Investors are sometimes intimidated by derivatives. The perception is that one must be a rocket surgeon to understand this next order of trading instruments. The reality is simpler. Even investors who failed high school mathematics can garner valuable information from derivative markets.
The Volatility Index (VIX) is a higher visibility output of options markets. Known as the “fear and greed” index, it is calculated by ratings agency Standard and Poors. When market fear is high, so is the VIX. A lower VIX is a sign of greed, or at least investor complacency. The level and direction of the VIX may give vital clues to where an index is headed.
The original VIX gave information about the S&P 500 Index in the US, but S&P now calculate VIX indices over many markets, including the Australia 200 Index. This means the light that a VIX sheds on a market’s potential is available to local investors, and may be especially useful to those implementing an active strategy. The local version is known as the A-VIX.
What is a volatility index?
To understand the Australian VIX investors need to know a little about volatility. It is measure of the daily variation of a share or index (or indeed any tradeable instrument such as a currency, commodity or bank bill). Volatilities are calculated over a specified period. In share markets 30, 60, 90 and 180 day volatilities are most common.
Volatilities are expressed as a percentage per annum. As a rough rule of thumb, investors can calculate the average daily move by dividing the volatility by 16. A stock with a volatility of 32% p.a for a given period has an average daily move of 2% for that period. The daily move is measured as the difference between the closing prices, one day to another.
There’s one more wrinkle to volatility to discuss. In broad terms there are two kinds of volatility; historical and implied. Historical volatility looks back, and is calculated from the actual closing prices of the index over the last 30, 60 or whatever days. Implied volatility looks forward. It is calculated by reverse engineering option prices. One way to think of implied volatility is that it is an estimate by market professionals of the likely volatility of the index over the coming 30, 60 or whatever days.

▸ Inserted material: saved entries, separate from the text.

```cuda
FMB_API int fmb_session_fm_step_next(fmb_session* s, const int32_t* ids, const float* xv, const float* y, int B,
                                     float* table, float* bias, int key_bits, int loss_kind, float lr, int mode,
                                     const int32_t* next_ids, float* loss_dev, cudaStream_t stream) {
    FMB_CHECK_ARG(s && ids && y && table && bias, "fmb_session_fm_step: null pointer");
    FMB_CHECK_ARG(B > 0 && B <= s->maxB, "fmb_session_fm_step: B=%d exceeds session max_batch", B);
    int nl = 0;
    const bool pre = s->presort_ids == ids && s->presort_B == B && !s->presort_stale;
    s->presort_stale = 0;
    const int cur = pre ? s->presort_buf : 1 - s->last_buf;
    if (pre) {
        if (s->presort_ext) CU(cudaStreamWaitEvent(stream, s->ev_presort, 0));
    } else {
        if (s->buf_used[cur]) CU(cudaStreamWaitEvent(stream, s->ev_buf_free[cur], 0));
        if (s->presort_ids && s->presort_ext) CU(cudaStreamWaitEvent(stream, s->ev_presort, 0));
    }
    s->presort_ids = nullptr;
    if (next_ids && s->buf_used[1 - cur]) CU(cudaStreamWaitEvent(stream, s->ev_buf_free[1 - cur], 0));
    s->last_buf = cur;
    int rc = FMB_OK;
    if (!s->use_graph || s->steps_done == 0 || !by_field_sort(s, B)) {
        rc = fm_step_launch(s, ids, xv, y, B, table, bias, key_bits, loss_kind, lr, mode, loss_dev, next_ids, stream,
                            s->st1, s->st2, cur, pre, &nl);
        if (rc) return rc;
        s->launches += nl;
    } else {
        StepVariant key;
        memset(&key, 0, sizeof(key));
        key.B = B; key.key_bits = key_bits; key.loss_kind = loss_kind; key.mode = mode; key.has_xv = xv != nullptr;
        key.pre = pre; key.has_next = next_ids != nullptr; key.cur = cur; key.table = table; key.bias = bias; key.lr = lr;
        StepVariant* v = nullptr;
        const size_t keylen = offsetof(StepVariant, graph);
        float* want_loss = loss_dev ? loss_dev : s->d_loss;
        int same_key = 0;
        for (int i = 0; i < s->ngraphs; ++i)
            if (memcmp(&s->gvar[i], &key, keylen) == 0) {
                ++same_key;
                if (!v) v = &s->gvar[i];
                if (s->gvar[i].cur_ids == ids && s->gvar[i].cur_y == y && s->gvar[i].cur_loss == want_loss) { v = &s->gvar[i]; same_key = 99; break; }
            }
        if (v && same_key < 4 && s->host_path) v = nullptr;
        if (!v) {
            rc = capture_variant(s, &key, ids, xv, y, table, bias, next_ids);
            if (rc) return rc;
            int slot;
            if (s->ngraphs < FMB_GRAPH_CACHE) slot = s->ngraphs++;
            else {
                slot = s->next_evict; s->next_evict = (s->next_evict + 1) % FMB_GRAPH_CACHE;
                cudaGraphExecDestroy(s->gvar[slot].exec); cudaGraphDestroy(s->gvar[slot].graph);
            }
            s->gvar[slot] = key;
            v = &s->gvar[slot];
        }
        if (v->cur_ids != ids || v->cur_xv != xv || v->cur_y != y) {
            const void* repl[16] = {nullptr};
            repl[0] = &ids; repl[1] = &xv; repl[2] = &y;
            rc = patch_node(v->exec, v->n_fused, 5, repl);
            if (rc) return rc;
            v->cur_ids = ids; v->cur_xv = xv; v->cur_y = y;
        }
        if (!pre && v->cur_sort_ids != ids) {
            const void* repl[16] = {nullptr};
            repl[0] = &ids;
            for (int j = 0; j < 2 && v->n_sort_cur[j]; ++j) {
                rc = patch_node(v->exec, v->n_sort_cur[j], v->np_sort_cur[j], repl);
                if (rc) return rc;
            }
            v->cur_sort_ids = ids;
        }
        if (next_ids && v->cur_next_ids != next_ids) {
            const void* repl[16] = {nullptr};
            repl[0] = &next_ids;
            for (int j = 0; j < 2 && v->n_sort_next[j]; ++j) {
                rc = patch_node(v->exec, v->n_sort_next[j], v->np_sort_next[j], repl);
                if (rc) return rc;
            }
            v->cur_next_ids = next_ids;
        }
        {
            float* lo = loss_dev ? loss_dev : s->d_loss;
            if (v->cur_loss != lo) {
                const void* repl[16] = {nullptr};
                repl[6] = &lo;
                rc = patch_node(v->exec, v->n_finish, 9, repl);
                if (rc) return rc;
                v->cur_loss = lo;
            }
        }
        CU(cudaGraphLaunch(v->exec, stream));
        s->launches += v->nlaunch;
    }
    CU(cudaEventRecord(s->ev_buf_free[cur], stream));
    s->buf_used[cur] = 1;
    if (next_ids) {
        s->presort_ids = next_ids; s->presort_B = B; s->presort_buf = 1 - cur; s->presort_ext = 0;
        CU(cudaEventRecord(s->ev_buf_free[1 - cur], stream));
        s->buf_used[1 - cur] = 1;
    }
    s->steps_done += 1;
    return FMB_OK;
}

FMB_API int fmb_session_fm_step(fmb_session* s, const int32_t* ids, const float* xv, const float* y, int B,
                                float* table, float* bias, int key_bits, int loss_kind, float lr, int mode,
                                float* loss_dev, cudaStream_t stream) {
    return fmb_session_fm_step_next(s, ids, xv, y, B, table, bias, key_bits, loss_kind, lr, mode, nullptr, loss_dev, stream);
}

static int presort_impl(fmb_session* s, const int32_t* ids, int B, int key_bits, cudaEvent_t ready) {
    const int buf = 1 - s->last_buf;
    if (s->buf_used[buf]) CU(cudaStreamWaitEvent(s->st2, s->ev_buf_free[buf], 0));
    if (ready) CU(cudaStreamWaitEvent(s->st2, ready, 0));
    int nl = 0;
    if (s->use_graph && s->presort_warm && by_field_sort(s, B)) {
        int g = -1;
        for (int i = 0; i < s->npsg; ++i)
            if (s->psg[i].ids == ids && s->psg[i].B == B && s->psg[i].key_bits == key_bits && s->psg[i].buf == buf) g = i;
        if (g < 0) {
            cudaGraph_t graph = nullptr;
            CU(cudaStreamBeginCapture(s->st2, cudaStreamCaptureModeThreadLocal));
            const int rc = sort_launch(s, ids, B, key_bits, buf, s->d_sort_ws2 ? s->d_sort_ws2 : s->d_sort_ws, s->st2, &nl);
            const cudaError_t e = cudaStreamEndCapture(s->st2, &graph);
            if (rc) { if (graph) cudaGraphDestroy(graph); return rc; }
            if (e != cudaSuccess) { fmb_set_error("pre-sort graph capture: %s", cudaGetErrorString(e)); return FMB_ERR_CUDA; }
            cudaGraphExec_t exec = nullptr;
            if (cudaGraphInstantiate(&exec, graph, 0) != cudaSuccess) { cudaGraphDestroy(graph); fmb_set_error("pre-sort graph instantiate failed"); return FMB_ERR_CUDA; }
            g = s->npsg < 8 ? s->npsg++ : 0;
            if (s->psg[g].exec) { cudaGraphExecDestroy(s->psg[g].exec); cudaGraphDestroy(s->psg[g].graph); }
            s->psg[g].ids = ids; s->psg[g].B = B; s->psg[g].key_bits = key_bits; s->psg[g].buf = buf; s->psg[g].nl = nl;
            s->psg[g].exec = exec; s->psg[g].graph = graph;
        }
        nl = s->psg[g].nl;
        CU(cudaGraphLaunch(s->psg[g].exec, s->st2));
    } else {
        const int rc = sort_launch(s, ids, B, key_bits, buf, s->d_sort_ws2 ? s->d_sort_ws2 : s->d_sort_ws, s->st2, &nl);
        if (rc) return rc;
        s->presort_warm = 1;
    }
    CU(cudaEventRecord(s->ev_presort, s->st2));
    s->launches += nl;
    s->presort_ids = ids; s->presort_B = B; s->presort_buf = buf; s->presort_ext = 1;
    return FMB_OK;
}

FMB_API int fmb_session_presort(fmb_session* s, const int32_t* ids, int B, int key_bits) {
    FMB_CHECK_ARG(s && ids && B > 0 && B <= s->maxB, "fmb_session_presort: bad arguments");
    return presort_impl(s, ids, B, key_bits, nullptr);
}

FMB_API void fmb_session_presort_invalidate(fmb_session* s) {
    if (!s || !s->presort_ids) return;
    s->presort_stale = 1;
}

static bool host_ptr_is_pinned(const void* p) {
    static thread_local const void* seen[16];
    static thread_local bool pinned[16];
    static thread_local int nseen = 0, nextw = 0;
    for (int i = 0; i < nseen; ++i) if (seen[i] == p) return pinned[i];
    cudaPointerAttributes a;
    bool r = false;
    if (cudaPointerGetAttributes(&a, p) != cudaSuccess) cudaGetLastError();
    else r = a.type == cudaMemoryTypeHost;
    seen[nextw] = p; pinned[nextw] = r; nextw = (nextw + 1) % 16; if (nseen < 16) ++nseen;
    return r;
}
FMB_API int fmb_session_fm_step_host_async(fmb_session* s, int slot, const int32_t* ids_host, const float* xv_host,
                                           const float* y_host, int B, float* table, float* bias, int key_bits,
                                           int loss_kind, float lr, int mode, cudaStream_t stream) {
    FMB_CHECK_ARG(s && ids_host && y_host && table && bias, "fmb_session_fm_step_host_async: null pointer");
    FMB_CHECK_ARG(slot >= 0 && slot < 4, "fmb_session_fm_step_host_async: slot must be 0..3");
    FMB_CHECK_ARG(B > 0 && B <= s->maxB, "fmb_session_fm_step_host_async: B=%d exceeds session max_batch", B);
    const size_t N = (size_t)B * s->F;
    if (slot >= 2 && !s->d_idsx[slot - 2]) {
        const size_t NN = (size_t)s->maxB * s->F;
        const int j = slot - 2;
        cudaError_t e = cudaMalloc((void**)&s->d_idsx[j], NN * 4);
        if (e == cudaSuccess) e = cudaMalloc((void**)&s->d_xvx[j], NN * 4);
        if (e == cudaSuccess) e = cudaMalloc((void**)&s->d_yx[j], (size_t)s->maxB * 4);
        if (e == cudaSuccess) e = cudaMallocHost((void**)&s->h_idsx[j], NN * 4);
        if (e == cudaSuccess) e = cudaMallocHost((void**)&s->h_xvx[j], NN * 4);
        if (e == cudaSuccess) e = cudaMallocHost((void**)&s->h_yx[j], (size_t)s->maxB * 4);
        if (e != cudaSuccess) { fmb_set_error("fmb_session_fm_step_host_async: %s", cudaGetErrorString(e)); return FMB_ERR_CUDA; }
    }
    int32_t* d_ids = slot >= 2 ? s->d_idsx[slot - 2] : (slot ? s->d_ids2 : s->d_ids);
    float* d_xv = slot >= 2 ? s->d_xvx[slot - 2] : (slot ? s->d_xv2 : s->d_xv);
    float* d_y = slot >= 2 ? s->d_yx[slot - 2] : (slot ? s->d_y2 : s->d_y);
    float* d_loss = slot ? s->d_loss2 : s->d_loss;
    int32_t* h_ids = slot >= 2 ? s->h_idsx[slot - 2] : (slot ? s->h_ids2 : s->h_ids);
    float* h_xv = slot >= 2 ? s->h_xvx[slot - 2] : (slot ? s->h_xv2 : s->h_xv);
    float* h_y = slot >= 2 ? s->h_yx[slot - 2] : (slot ? s->h_y2 : s->h_y);
    if (s->slot_used[slot]) CU(cudaEventSynchronize(s->ev_done[slot]));
    const void* src_ids = ids_host;
    const void* src_y = y_host;
    const void* src_xv = xv_host;
    if (!host_ptr_is_pinned(ids_host)) { memcpy(h_ids, ids_host, N * 4); src_ids = h_ids; }
    if (!host_ptr_is_pinned(y_host)) { memcpy(h_y, y_host, (size_t)B * 4); src_y = h_y; }
    if (xv_host && !host_ptr_is_pinned(xv_host)) { memcpy(h_xv, xv_host, N * 4); src_xv = h_xv; }
    CU(cudaMemcpyAsync(d_ids, src_ids, N * 4, cudaMemcpyHostToDevice, s->st_copy));
    CU(cudaMemcpyAsync(d_y, src_y, (size_t)B * 4, cudaMemcpyHostToDevice, s->st_copy));
    if (xv_host) CU(cudaMemcpyAsync(d_xv, src_xv, N * 4, cudaMemcpyHostToDevice, s->st_copy));
    CU(cudaEventRecord(s->ev_h2d[slot], s->st_copy));
    CU(cudaStreamWaitEvent(stream, s->ev_h2d[slot], 0));
    int rc = presort_impl(s, d_ids, B, key_bits, s->ev_h2d[slot]);
    if (rc) return rc;
    (void)d_loss;
    s->host_path = 1;
    rc = fmb_session_fm_step(s, d_ids, xv_host ? d_xv : nullptr, d_y, B, table, bias, key_bits, loss_kind, lr,
                                 mode, s->h_loss + 8 * slot, stream);
    s->host_path = 0;
    if (rc) return rc;
    CU(cudaEventRecord(s->ev_done[slot], stream));
    s->slot_used[slot] = 1;
    return FMB_OK;
}

FMB_API int fmb_session_host_slots(void) { return 4; }

FMB_API int fmb_session_wait_loss(fmb_session* s, int slot, float* loss_host) {
    FMB_CHECK_ARG(s && slot >= 0 && slot < 4 && s->slot_used[slot], "fmb_session_wait_loss: nothing submitted on slot %d", slot);
    CU(cudaEventSynchronize(s->ev_done[slot]));
    if (loss_host) *loss_host = s->h_loss[8 * slot];
    return FMB_OK;
}

FMB_API int fmb_session_fm_step_host(fmb_session* s, const int32_t* ids_host, const float* xv_host,
                                     const float* y_host, int B, float* table, float* bias, int key_bits,
                                     int loss_kind, float lr, int mode, float* loss_host, cudaStream_t stream) {
    FMB_CHECK_ARG(s && ids_host && y_host && table && bias, "fmb_session_fm_step_host: null pointer");
    FMB_CHECK_ARG(B > 0 && B <= s->maxB, "fmb_session_fm_step_host: B=%d exceeds session max_batch", B);
    const size_t N = (size_t)B * s->F;
    memcpy(s->h_ids, ids_host, N * 4);
    memcpy(s->h_y, y_host, (size_t)B * 4);
    CU(cudaMemcpyAsync(s->d_ids, s->h_ids, N * 4, cudaMemcpyHostToDevice, stream));
    CU(cudaMemcpyAsync(s->d_y, s->h_y, (size_t)B * 4, cudaMemcpyHostToDevice, stream));
    if (xv_host) {
        memcpy(s->h_xv, xv_host, N * 4);
        CU(cudaMemcpyAsync(s->d_xv, s->h_xv, N * 4, cudaMemcpyHostToDevice, stream));
    }
    int rc = fmb_session_fm_step(s, s->d_ids, xv_host ? s->d_xv : nullptr, s->d_y, B, table, bias, key_bits,
                                 loss_kind, lr, mode, s->d_loss, stream);
    if (rc) return rc;
    CU(cudaMemcpyAsync(s->h_loss, s->d_loss, 4, cudaMemcpyDeviceToHost, stream));
    CU(cudaStreamSynchronize(stream));
    if (loss_host) *loss_host = s->h_loss[0];
    return FMB_OK;
}
```

Measured before the change: 203.4 million.

## Stream backward run kernel against fused kernel via per-tile epoch flags

The fused step kernel now publishes per-tile completion flags tagged with a per-step epoch. The backward runs-list kernel no longer waits for the whole fused grid through griddepcontrol. Each warp instead polls only the flags of the tiles its run entries need, either with an exact wait or a frontier scan for long runs, before issuing TMA loads. This lets the run updates overlap the tail of the fused kernel, at the cost of spin-polling, extra fences, per-step graph node patching for the epoch, and a timeout error path.

```diff
diff --git a/fm_for_online_recommendation_b200/csrc/fm_backward.cu b/fm_for_online_recommendation_b200/csrc/fm_backward.cu
--- a/fm_for_online_recommendation_b200/csrc/fm_backward.cu
+++ b/fm_for_online_recommendation_b200/csrc/fm_backward.cu
@@ -41,6 +41,9 @@
     const uint32_t* run_segc;
     int run_nseg, run_cap;
     int pdl;
+    const uint32_t* sflags;
+    uint32_t tile_div;
+    int* err;
 };
 
 template <bool ADA>
@@ -213,9 +216,84 @@
         : "memory");
 }
 
+constexpr int WAIT_SPINS = 1 << 22;
+
+__device__ __forceinline__ bool poll_tile(const BwdParams& p, uint32_t t, int lane, uint32_t epoch, int& spins) {
+    bool ok = true;
+    if (lane == 0) {
+        for (;; ++spins) {
+            uint32_t v;
+            asm volatile("ld.relaxed.gpu.global.u32 %0, [%1];\n" : "=r"(v) : "l"(p.sflags + t));
+            if (v == epoch) break;
+            if (spins >= WAIT_SPINS) { ok = false; break; }
+            __nanosleep(256);
+        }
+    }
+    return __shfl_sync(0xffffffffu, ok, 0);
+}
+
+template <int U>
+__device__ bool wait_exact(const BwdParams& p, int64_t a, int64_t b, int lane, uint32_t epoch) {
+    uint32_t t[U];
+#pragma unroll
+    for (int u = 0; u < U; ++u) { const int64_t i = a + lane + 32 * u; t[u] = i < b ? (uint32_t)__ldg(p.perm + i) : ~0u; }
+#pragma unroll
+    for (int u = 0; u < U; ++u) if (t[u] != ~0u) t[u] /= p.tile_div;
+    for (int spins = 0;;) {
+        uint32_t late = 0;
+#pragma unroll
+        for (int u = 0; u < U; ++u)
+            if (t[u] != ~0u) {
+                uint32_t v;
+                asm volatile("ld.relaxed.gpu.global.u32 %0, [%1];\n" : "=r"(v) : "l"(p.sflags + t[u]));
+                if (v == epoch) t[u] = ~0u; else late = max(late, t[u] + 1);
+            }
+        late = __reduce_max_sync(0xffffffffu, late);
+        if (!late) break;
+        if (!poll_tile(p, late - 1, lane, epoch, spins)) return false;
+    }
+    asm volatile("fence.acq_rel.gpu;\n" ::: "memory");
+    return true;
+}
+
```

Working out the value of the VIX is a complicated mathematical procedure, but the principle is straightforward. The VIX is calculated by reverse engineering near month options. It is a measure of the professional consensus estimate of how sharply the market will move over roughly the next month.
One of the main reasons that fund managers find volatility-based instruments so useful is that volatility generally moves in the opposite direction to the market. Inverse correlations are very valuable to professional investors as they can be used to lower overall portfolio risk.
It is this same quality that makes the VIX valuable to individual investors. When the A-VIX is low it’s a sign that market confidence is high. However when the A-VIX starts to move up from lower levels it means that option traders are lifting their estimates of the volatility to come. This could reflect traders’ views of current conditions, an event packed market calendar, or increased demand for the portfolio “insurance” that options provide.
Signals from the volatility index
Whatever the reason, the A-VIX moving higher from lows is a sell signal for the Australia 200 Index.
Similarly, when the market falls hard, the A-VIX spikes higher. A sign that the market may recover from a recent sell down is the A-VIX pulling back from the spike highs.
The recent ranges for the A-VIX point to two potentials signal areas. When the volatility index trades between 10% and 12%, and then climbs over 12%, active investors may consider trimming their portfolios. Whenever the A-VIX climbs over 20% it is in fear territory, and it cans spike substantially higher than this point. However as it drops back through 20% it may also provide a buy signal to alert investors.
Active investment is more difficult than a simple buy and hold approach. In the face of this difficulty some investors throw their hands in the air and declare “timing the market is impossible”. Others may use the available information to get better at it.
This article first appeared in the Australian Financial Review.